Mussel-inspired surface functionalization of porous carbon nanosheets using polydopamine and Fe3+/tannic acid layers for high-performance electrochemical capacitors

Abstract

A facile mussel-inspired surface modification of interconnected porous carbon nanosheet (IPCN) electrodes is demonstrated through the formation of a polydopamine coating and the subsequent layer-by-layer deposition of ferric ions (Fe³⁺) and tannic acid, with the aim of developing high-performance electrochemical capacitors. After the deposition of the polydopamine coating, the specific capacitance increases by ∼40% as compared to that of an unmodified IPCN electrode.

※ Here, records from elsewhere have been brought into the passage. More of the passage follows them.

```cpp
static int launch_strips(const FusedRequest& rq, const Route& rt, const WeightImages& img, const LaunchBase& base) {
  const dsph_plan* plan = rq.plan;
  const FusedTiles& ft = rt.ft;
  if (rt.strips == Strips::quad) {
    QStripLaunch qs;
    static_cast<LaunchBase&>(qs) = base;
    qs.wimg = rq.ws + img.qstrip;
    qs.strips = ft.q5.d_strips;
    qs.tab = ft.q5.d_tab;
    qs.prefix = ft.q5.d_prefix;
    qs.tape_rows = ft.q5.tape_rows;
    qs.nstrips = ft.q5.n; qs.Fin = rq.Fin; qs.Fout = rq.Fout;
    qs.f16 = rq.precision == DSPH_PREC_F16X3;
    qs.f16_xexp = plan->opt.f16_xexp;
    qs.prep_weights = fused_images_claim(plan, rq.ws, IMG_QSTRIP);
    return launch_cheb_qstrip(qs, rq.stream);
  }
  if (rt.strips == Strips::pairs) {
    StripLaunch st;
    static_cast<LaunchBase&>(st) = base;
    st.wimg = rq.ws + img.strip;
    st.pairs = ft.d_pairs;
    st.npairs = ft.n_pairs; st.Fin = rq.Fin; st.Fout = rq.Fout; st.K = rq.K; st.precision = struct_arithmetic(rq.precision);
    st.prep_weights = fused_images_claim(plan, rq.ws, IMG_STRIP);
    return launch_cheb_strip(st, rq.stream);
  }
  IStripLaunch is;
  static_cast<LaunchBase&>(is) = base;
  is.wimg = rq.ws + img.istrip;
  is.pairs = ft.d_ipairs;
  is.npairs = ft.n_ipairs; is.Fin = rq.Fin; is.Fin_w = rq.Fin_w; is.Fout = rq.Fout; is.K = rq.K; is.precision = struct_arithmetic(rq.precision);
  is.nseg = istrip_nseg(plan, ft, istrip_pairs(rq.Fin_w, rq.Fout) ? (rq.N + 1) / 2 : rq.N, rq.K - 1, istrip_narrow(rq.Fin_w));
  is.prep_weights = fused_images_claim(plan, rq.ws, IMG_ISTRIP);
  return launch_cheb_istrip(is, rq.stream);
}

static int forward_structured(const FusedRequest& rq, const Route& rt, const WeightImages& img) {
  const dsph_plan* plan = rq.plan;
  const LaunchBase base = launch_base(rq);
  if (rt.run_strips) {
    const int rc = launch_strips(rq, rt, img, base);
    if (rc != DSPH_OK) return rc;
  }
  StructLaunch sl;
  static_cast<LaunchBase&>(sl) = base;
  sl.wfrag = rq.ws + img.structured;
  sl.Fin = rq.Fin; sl.Fin_w = rq.Fin_w; sl.Fout = rq.Fout; sl.K = rq.K; sl.precision = struct_arithmetic(rq.precision);
  sl.allow_pack = plan->opt.pack;
  bool struct_prep = true;
  if (rt.r->count(rq.part) > 0) {
    sl.tiles = rt.r->ptr(rq.part);
    sl.ntiles = rt.r->count(rq.part);
    sl.prep_weights = fused_images_claim(plan, rq.ws, IMG_STRUCT);
    struct_prep = false;
    const int rc = launch_cheb_struct(sl, rq.stream);
    if (rc != DSPH_OK) return rc;
  }
  if (rt.t->tiles.count(rq.part) > 0) {
    sl.tiles = rt.t->tiles.ptr(rq.part);
    sl.tabrow = rt.t->rows(rq.part);
    sl.tabvals = rt.t->vals(rq.part);
    sl.ntiles = rt.t->tiles.count(rq.part);
    sl.prep_weights = struct_prep && fused_images_claim(plan, rq.ws, IMG_STRUCT);
    const int rc = launch_cheb_struct(sl, rq.stream);
    if (rc != DSPH_OK) return rc;
  }
  return DSPH_OK;
}

static int fused_grid(const dsph_plan* plan, int ntiles) { return std::max(8, std::min(plan->fused->num_cu, (ntiles + 7) / 8 * 8)); }

static FusedArgs fused_args(const FusedRequest& rq, const Route& rt) {
  const dsph_plan* plan = rq.plan;
  const FusedTiles& ft = rt.ft;
  const int C = (rq.Fin + FUSED_CH - 1) / FUSED_CH;
  FusedArgs args{};
  args.c_count = C;
  args.prow_stride = plan->n_cols;
  args.plane_stride = rq.N * plan->n_cols * (int64_t)rq.Fin;
  args.x = rq.x;
  args.bias = rq.bias;
  args.y = rq.y;
  args.wfrag = rq.ws;
  args.tile_off = ft.d_tile_off;
  args.ring_end = ft.d_ring_end;
  args.ell_off = ft.d_ell_off;
  args.region = ft.d_region;
  args.lcols = ft.d_lcols;
  args.lvals = ft.d_lvals;
  args.x_rows = plan->n_cols;
  args.y_rows = out_rows(plan);
  args.N = rt.pack ? (int)((rq.N + rt.pack - 1) / rt.pack) : (int)rq.N;
  args.n_maps = (int)rq.N;
  args.pack = rt.pack;
  args.num_cu = plan->fused->num_cu;
  args.pool = rq.pool ? rq.pool->type : 0;
  args.ypool = rq.pool ? rq.pool->y : nullptr;
  args.ypool_rows = plan->n_rows / 4;
  args.Fin = rq.Fin;
  args.Fout = rq.Fout;
  args.ld = rq.ld;
  args.K = rq.K;
  args.tile_list = rt.bfs_tiles;
  args.ntiles = rt.bfs_n;
  args.nchunks = C;
  args.act = rq.act;
  args.alpha_rest = rq.alpha_rest;
  args.beta_rest = rq.beta_rest;
  return args;
}

static int launch_fused_variant(int pr, int wt, const FusedArgs& a, int nb, int prec, int grid, size_t lds, hipStream_t stream) {
#define DSPH_FUSED_CASE(PR, WT) \
  if (pr == PR && wt == WT) return launch_fused_##PR##_##WT(a, nb, prec, grid, lds, stream);
  DSPH_FUSED_CASE(576, 9)
  DSPH_FUSED_CASE(768, 9)
  DSPH_FUSED_CASE(928, 9)
  DSPH_FUSED_CASE(1024, 9)
  DSPH_FUSED_CASE(1168, 9)
  DSPH_FUSED_CASE(576, 12)
  DSPH_FUSED_CASE(768, 12)
  DSPH_FUSED_CASE(928, 12)
  DSPH_FUSED_CASE(1024, 12)
#undef DSPH_FUSED_CASE
  set_error("cheb_fused: no kernel for plane rows %d, width %d", pr, wt);
  return DSPH_E_UNSUPPORTED;
}

static int launch_bfs_tiles(const FusedRequest& rq, const Route& rt, FusedArgs& args, int nb, size_t wfrag_bytes) {
  if (args.ntiles == 0) return DSPH_OK;
  args.wfrag_bytes = (int)wfrag_bytes;
  const size_t lds = (size_t)2 * rt.pr * FUSED_CH * 4 + wfrag_bytes;
  return launch_fused_variant(rt.pr, rt.ft.width, args, nb, bfs_arithmetic(rq.precision), fused_grid(rq.plan, args.ntiles), lds, rq.stream);
}

static int forward_bfs(const FusedRequest& rq, const Route& rt, const WeightImages& img) {
  const dsph_plan* plan = rq.plan;
  const int C = (rq.Fin + FUSED_CH - 1) / FUSED_CH;
  const int NB = rt.pack ? 2 : (rq.Fout + 31) / 32;
  if (fused_images_claim(plan, rq.ws, IMG_BFS)) {
    hipLaunchKernelGGL(fused_wprep_kernel, dim3(rq.K * C * NB), dim3(256), 0, rq.stream, rq.w, rq.ws + img.bfs, (int)rq.Fin_w, (int)rq.Fout,
                       (int)rq.K, C, NB, (int)bfs_arithmetic(rq.precision), (int)rq.ld, rt.pack);
    DSPH_HIP(hipGetLastError());
  }
  if (rt.q8) {
    QStrip8Launch q;
    static_cast<LaunchBase&>(q) = launch_base(rq);
    q.wimg = rq.ws + img.qstrip8;
    q.strips = rt.ft.q8.d_strips; q.tab = rt.ft.q8.d_tab; q.prefix = rt.ft.q8.d_prefix; q.tape_rows = rt.ft.q8.tape_rows;
    q.nstrips = rt.ft.q8.n; q.ld_w = rq.ld;
    q.f16 = rq.precision == DSPH_PREC_F16X3;
    q.f16_xexp = plan->opt.f16_xexp;
    q.prep_weights = fused_images_claim(plan, rq.ws, IMG_Q8);
    const int rc = launch_cheb_qstrip8(q, rq.stream);
    if (rc != DSPH_OK) return rc;
  }
  FusedArgs args = fused_args(rq, rt);
  return launch_bfs_tiles(rq, rt, args, NB, img.bfs_bytes);
}

static int forward_block(const FusedRequest& rq, const FusedTiles* ft, size_t ws_bytes) {
  const WeightImages img(rq.Fin, rq.Fout, rq.K);
  const int rc = check_request(rq, ft, ws_bytes, img.total, nullptr);
  if (rc != DSPH_OK) return rc;
  const Route rt = make_route(rq.plan, *ft, rq, false);
  if (rt.has_struct) {
    const int rc_s = forward_structured(rq, rt, img);
// ... 251 lines not shown
```

deepsphere-cosmo-tf2_amd/csrc/cheb_qstrip.hip:

```cpp
#include <math.h>
#include <stdio.h>
#include <stdlib.h>

#include <algorithm>
#include <vector>

#include "cheb_qstrip_kernel.h"
#include "dsphere_wfrag.h"

namespace dsph {

__global__ __launch_bounds__(256) void qstrip_wprep_kernel(const float* __restrict__ w, unsigned char* __restrict__ out, int Fin,
                                                           int Fout, int cheb, int ld, int f16) {
  constexpr int K = 5;
  const int blk = blockIdx.x;
  const int kb = blk & 1, lev = (blk >> 1) % 3, oq = ((blk >> 1) / 3) & 3, role = (blk >> 1) / 12;
  const int j = role == 0 ? K - 1 - lev : 1 - lev;
  const bool have = role == 0 || lev < 2;
  float sc = qs_wsign(cheb != 0, j) * ((cheb != 0 && j == 0) ? 2.f : 1.f);
  if (f16) {
    const float pw = qt_wimg_pow2(w, Fin * K, Fout, ld);
    sc *= pw;
    if (blk == 0 && threadIdx.x == 0) *reinterpret_cast<float*>(out + (size_t)2 * 4 * 3 * 2 * 2 * QS_FRAG) = 1.f / pw;
  }
  unsigned char* base = out + (size_t)blk * 2 * QS_FRAG;
  for (int e = threadIdx.x; e < WF_ELEMS; e += 256) {
    const WfElem p = wf_elem16(e);
    wf_put(base, f16 ? WF_F16X3 : WF_BF16X3, p.l, p.j, have ? wf_gather(w, 32 * kb + p.inner, 16 * oq + p.col, Fin, Fout, K, j, ld, sc) : 0.f);
  }
}

bool qstrip_shape_ok(int32_t Fin, int32_t Fout, int32_t K) { return K == 5 && Fin == 64 && Fout == 64; }

int64_t qtape_split(int num_cu, int64_t tape_rows, int64_t N, int64_t mean_height, int run_in, int* grid, int* pieces, int* wg_per_piece) {
  const int g = (int)std::max<int64_t>(8, std::min<int64_t>(num_cu / 8 * 8, tape_rows * N / 64 / 8 * 8));
  auto span_of = [&](int64_t w) {
    const int64_t P = std::max<int64_t>(1, g / w), share = (tape_rows + P - 1) / P, maps = (N + w - 1) / w;
    const int64_t runs = share / std::max<int64_t>(1, mean_height) + 2;
    return (share + runs * (run_in + 1)) * maps;
  };
  int64_t best_w = 1, best = -1;
  if (N <= g) { best_w = N; best = span_of(N); }
  else
    for (int64_t w = 1; w <= g; w *= 2) {
      const int64_t sp = span_of(w);
      if (best < 0 || sp < best) { best = sp; best_w = w; }
    }
  if (grid) *grid = g;
  if (pieces) *pieces = (int)std::max<int64_t>(1, g / best_w);
  if (wg_per_piece) *wg_per_piece = (int)best_w;
  return best;
}
int64_t qstrip_split(int num_cu, int64_t tape_rows, int64_t N, int64_t mean_height, int* grid, int* pieces, int* wg_per_piece) {
  return qtape_split(num_cu, tape_rows, N, mean_height, QS_RUNIN, grid, pieces, wg_per_piece);
}

size_t qstrip_wimg_bytes() { return (size_t)2 * 4 * 3 * 2 * 2 * QS_FRAG + 256; }

int launch_cheb_qstrip(const QStripLaunch& s, hipStream_t stream) {
  if (s.prep_weights) {
    hipLaunchKernelGGL(qstrip_wprep_kernel, dim3(2 * 4 * 3 * 2), dim3(256), 0, stream, s.w, s.wimg, (int)s.Fin, (int)s.Fout, s.cheb ? 1 : 0,
                       (int)s.ld, s.f16 ? 1 : 0);
    DSPH_HIP(hipGetLastError());
  }
  QStripArgs a;
  a.Fin = s.Fin;
  a.Fout = s.Fout;
  const int grid = qtape_forward_args(a, s, QS_RUNIN);
  void (*kern)(QStripArgs) = s.f16 ? (s.cheb ? cheb_qstrip5_kernel<true, true> : cheb_qstrip5_kernel<false, true>)
                                   : (s.cheb ? cheb_qstrip5_kernel<true, false> : cheb_qstrip5_kernel<false, false>);
#ifdef DSPH_QS_STAMPS
  static unsigned* d_stamps = nullptr;
  constexpr size_t NST = 8 * 4 * 10;
  if (!d_stamps) DSPH_HIP(hipMalloc(&d_stamps, NST * 4));
  DSPH_HIP(hipMemsetAsync(d_stamps, 0, NST * 4, stream));
  a.stamps = d_stamps;
#endif
  hipLaunchKernelGGL(kern, dim3(grid), dim3(QS_THREADS), 0, stream, a);
  DSPH_HIP(hipGetLastError());
#ifdef DSPH_QS_STAMPS
  if (getenv("DSPH_STAMPS_DUMP")) {
    std::vector<unsigned> h(NST);
    if (hipStreamSynchronize(stream) == hipSuccess && hipMemcpy(h.data(), d_stamps, NST * 4, hipMemcpyDeviceToHost) == hipSuccess)
      for (int w = 0; w < 8; ++w)
        for (int it = 0; it < 4; ++it) {
          const unsigned* r = &h[((size_t)w * 4 + it) * 10];
          fprintf(stderr, "QSSTAMP wave %d step %2d:", w, it);
          unsigned prev = r[0];
          for (int i = 1; i <= 8; ++i) {
            if (r[i] == 0) { fprintf(stderr, "      -"); continue; }
            fprintf(stderr, " %6u", r[i] - prev);
            prev = r[i];
          }
          fprintf(stderr, " | step %u | t0 %u\n", r[8] - r[0], r[0]);
        }
  }
#endif
  return DSPH_OK;
}

}
```

deepsphere-cosmo-tf2_amd/csrc/cheb_qstrip_kernel.h:

```cpp
#pragma once

#include <type_traits>

#include "cheb_qtape.h"

namespace dsph {

constexpr int QS_PX = 64;
constexpr int QS_D = 4;
constexpr int QS_USE = QS_PX - 2 * QS_D;
constexpr int QS_THREADS = 512;
constexpr int QS_RUNIN = 2 * QS_D + 1;

struct QStripArgs {
  const float* x;
  const float* bias;
  float* y;
  const unsigned char* wimg;
  const float* gvals8;
  const float* gdiag;
  const QStrip* strips;
  const int32_t* tab;
  const int32_t* prefix;
  int64_t x_rows, y_rows;
  int nstrips, N, Fin, Fout, ld, act;
  int pieces, wg_per_piece;
  float xsc, xsc_inv;
#ifdef DSPH_QS_STAMPS
  unsigned* stamps;
#endif
};

#ifdef DSPH_QS_STAMPS
#define QS_STAMP(id)                                                                                          \
  do {                                                                                                        \
    if (stamp_on) {                                                                                           \
      unsigned long long t_;                                                                                  \
      asm volatile("s_memtime %0\n\ts_waitcnt lgkmcnt(0)" : "=s"(t_)::"memory");                              \
      if (lane == 0) a.stamps[(wave * 4 + (stamp_step & 3)) * 10 + (id)] = (unsigned)t_;                      \
    }                                                                                                         \
  } while (0)
#define QS_STAMP_DECL                                                                                         \
  const int stamp_step = ytop - (st.y0 - D) - 60;                                                             \
  const bool stamp_on = blockIdx.x == 72 && stamp_step >= 0 && stamp_step < 4;
#else
#define QS_STAMP(id)
#define QS_STAMP_DECL
#endif

#ifdef DSPH_QS_ABL
#define QS_ABL DSPH_QS_ABL
#else
#define QS_ABL 0
#endif

#if QS_ABL & 64
#define QS_FD "v_fmac_f32_e32 "
#define QS_DPPL "\n\t"
#define QS_DPPR "\n\t"
#else
#define QS_FD "v_fmac_f32_dpp "
#define QS_DPPL " row_shr:1 row_mask:0xf bank_mask:0xf bound_ctrl:1\n\t"
#define QS_DPPR " row_shl:1 row_mask:0xf bank_mask:0xf bound_ctrl:1\n\t"
#endif

template <bool F16> __device__ __forceinline__ void qs_m(qs_f4& acc, const qs_bf8& wa, const qs_bf8& bb) {
  if (QS_ABL & 2) { asm volatile("" : "+v"(acc) : "v"(wa), "v"(bb) : "memory"); return; }
  if (F16) asm volatile("v_mfma_f32_16x16x32_f16 %0, %1, %2, %0" : "+v"(acc) : "v"(wa), "v"(bb) : "memory");
  else asm volatile("v_mfma_f32_16x16x32_bf16 %0, %1, %2, %0" : "+v"(acc) : "v"(wa), "v"(bb) : "memory");
}
template <bool F16> __device__ __forceinline__ void qs_m0(qs_f4& acc, const qs_bf8& wa, const qs_bf8& bb) {
  if (QS_ABL & 2) { acc = qs_f4{0.f, 0.f, 0.f, 0.f}; asm volatile("" : "+v"(acc) : "v"(wa), "v"(bb) : "memory"); return; }
  if (F16) asm volatile("v_mfma_f32_16x16x32_f16 %0, %1, %2, 0" : "=&v"(acc) : "v"(wa), "v"(bb) : "memory");
  else asm volatile("v_mfma_f32_16x16x32_bf16 %0, %1, %2, 0" : "=&v"(acc) : "v"(wa), "v"(bb) : "memory");
}
template <int N> __device__ __forceinline__ void qs_settle(QRow& r) {
  if (N == 9) asm volatile("s_nop 9" : "+v"(r.t[0]), "+v"(r.t[1]), "+v"(r.t[2]), "+v"(r.t[3]) : : "memory");
  else asm volatile("s_nop 1" : "+v"(r.t[0]), "+v"(r.t[1]), "+v"(r.t[2]), "+v"(r.t[3]) : : "memory");
}

template <bool INIT, bool NEG>
__device__ __forceinline__ void qs_u12(float& a0, float& a1, float& a2, float& a3, float s0, float s1, float s2, float s3,
                                       const qs_f4& cw, const qs_f4& cc, const qs_f4& ce) {
  if ((QS_ABL & 64) && NEG) { qs_u12<INIT, false>(a0, a1, a2, a3, s0, s1, s2, s3, cw, cc, ce); return; }
  const float w0 = cw[0], w1 = cw[1], w2 = cw[2], w3 = cw[3], c0 = cc[0], c1 = cc[1], c2 = cc[2], c3 = cc[3], e0 = ce[0], e1 = ce[1],
              e2 = ce[2], e3 = ce[3];
#define QS_OPS_IN "v"(s0), "v"(s1), "v"(s2), "v"(s3), "v"(w0), "v"(w1), "v"(w2), "v"(w3), "v"(c0), "v"(c1), "v"(c2), "v"(c3), "v"(e0), "v"(e1), "v"(e2), "v"(e3)
  if (!INIT && !NEG)
    asm volatile(
        "v_fmac_f32_e32 %0, %4, %12\n\tv_fmac_f32_e32 %1, %5, %13\n\tv_fmac_f32_e32 %2, %6, %14\n\tv_fmac_f32_e32 %3, %7, %15\n\t"
        "v_fmac_f32_e32 %1, %4, %9\n\tv_fmac_f32_e32 %2, %5, %10\n\tv_fmac_f32_e32 %3, %6, %11\n\t"
        "v_fmac_f32_e32 %0, %5, %16\n\tv_fmac_f32_e32 %1, %6, %17\n\tv_fmac_f32_e32 %2, %7, %18\n\t"
        QS_FD "%0, %7, %8" QS_DPPL QS_FD "%3, %4, %19" QS_DPPR
        : "+v"(a0), "+v"(a1), "+v"(a2), "+v"(a3)
        : QS_OPS_IN
        : "memory");
  else if (!INIT && NEG)
    asm volatile(
        "v_fma_f32 %0, %4, -%12, %0\n\tv_fma_f32 %1, %5, -%13, %1\n\tv_fma_f32 %2, %6, -%14, %2\n\tv_fma_f32 %3, %7, -%15, %3\n\t"
        "v_fma_f32 %1, %4, -%9, %1\n\tv_fma_f32 %2, %5, -%10, %2\n\tv_fma_f32 %3, %6, -%11, %3\n\t"
        "v_fma_f32 %0, %5, -%16, %0\n\tv_fma_f32 %1, %6, -%17, %1\n\tv_fma_f32 %2, %7, -%18, %2\n\t"
        QS_FD "%0, %7, -%8" QS_DPPL QS_FD "%3, %4, -%19" QS_DPPR
        : "+v"(a0), "+v"(a1), "+v"(a2), "+v"(a3)
        : QS_OPS_IN
        : "memory");
  else if (INIT && !NEG)
    asm volatile(
        "v_mul_f32_e32 %0, %4, %12\n\tv_mul_f32_e32 %1, %5, %13\n\tv_mul_f32_e32 %2, %6, %14\n\tv_mul_f32_e32 %3, %7, %15\n\t"
        "v_fmac_f32_e32 %1, %4, %9\n\tv_fmac_f32_e32 %2, %5, %10\n\tv_fmac_f32_e32 %3, %6, %11\n\t"
        "v_fmac_f32_e32 %0, %5, %16\n\tv_fmac_f32_e32 %1, %6, %17\n\tv_fmac_f32_e32 %2, %7, %18\n\t"
        QS_FD "%0, %7, %8" QS_DPPL QS_FD "%3, %4, %19" QS_DPPR
        : "=&v"(a0), "=&v"(a1), "=&v"(a2), "=&v"(a3)
        : QS_OPS_IN
        : "memory");
  else
    asm volatile(
        "v_mul_f32_e64 %0, %4, -%12\n\tv_mul_f32_e64 %1, %5, -%13\n\tv_mul_f32_e64 %2, %6, -%14\n\tv_mul_f32_e64 %3, %7, -%15\n\t"
        "v_fma_f32 %1, %4, -%9, %1\n\tv_fma_f32 %2, %5, -%10, %2\n\tv_fma_f32 %3, %6, -%11, %3\n\t"
        "v_fma_f32 %0, %5, -%16, %0\n\tv_fma_f32 %1, %6, -%17, %1\n\tv_fma_f32 %2, %7, -%18, %2\n\t"
        QS_FD "%0, %7, -%8" QS_DPPL QS_FD "%3, %4, -%19" QS_DPPR
        : "=&v"(a0), "=&v"(a1), "=&v"(a2), "=&v"(a3)
        : QS_OPS_IN
        : "memory");
#undef QS_OPS_IN
}
template <bool INIT, bool NEG>
__device__ __forceinline__ void qs_unit(QRow& acc, const QRow& src, int e, const qs_f4& cw, const qs_f4& cc, const qs_f4& ce) {
  if ((QS_ABL & 4) && !INIT) {
    asm volatile("" : "+v"(acc.t[0]), "+v"(acc.t[1]), "+v"(acc.t[2]), "+v"(acc.t[3]) : "v"(src.t[0]), "v"(src.t[3]), "v"(cw), "v"(cc), "v"(ce) : "memory");
    return;
  }
#define QS_UE(E)                                                                                                          \
  {                                                                                                                       \
    float a0 = 0.f, a1 = 0.f, a2 = 0.f, a3 = 0.f;                                                                         \
    if (!INIT) { a0 = acc.t[0][E]; a1 = acc.t[1][E]; a2 = acc.t[2][E]; a3 = acc.t[3][E]; }                                \
    qs_u12<INIT, NEG>(a0, a1, a2, a3, src.t[0][E], src.t[1][E], src.t[2][E], src.t[3][E], cw, cc, ce);                    \
    acc.t[0][E] = a0; acc.t[1][E] = a1; acc.t[2][E] = a2; acc.t[3][E] = a3;                                               \
  }
  if (e == 0) QS_UE(0)
  else if (e == 1) QS_UE(1)
  else if (e == 2) QS_UE(2)
  else QS_UE(3)
#undef QS_UE
}
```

This increase in the capacitance can be explained based on the pseudocapacitance induced by the catechol groups of polydopamine. Furthermore, the electrodes coated with both polydopamine and layers of Fe³⁺ and tannic acid exhibit an additional increase in the capacitance to ∼244 F g⁻¹ at 5 mV s⁻¹, which is ∼83% higher than that of the unmodified IPCN electrode. This is attributable to the presence of many redox moieties, which are introduced by polydopamine and tannic acid. Furthermore, the strong interactions between the Fe³⁺ ions and the catechol groups result in improved capacitance retention even after 1000 cycles. The mussel-inspired surface modification of IPCN electrodes demonstrated in this work can potentially be exploited for developing novel pseudocapacitive electrode materials with excellent performances.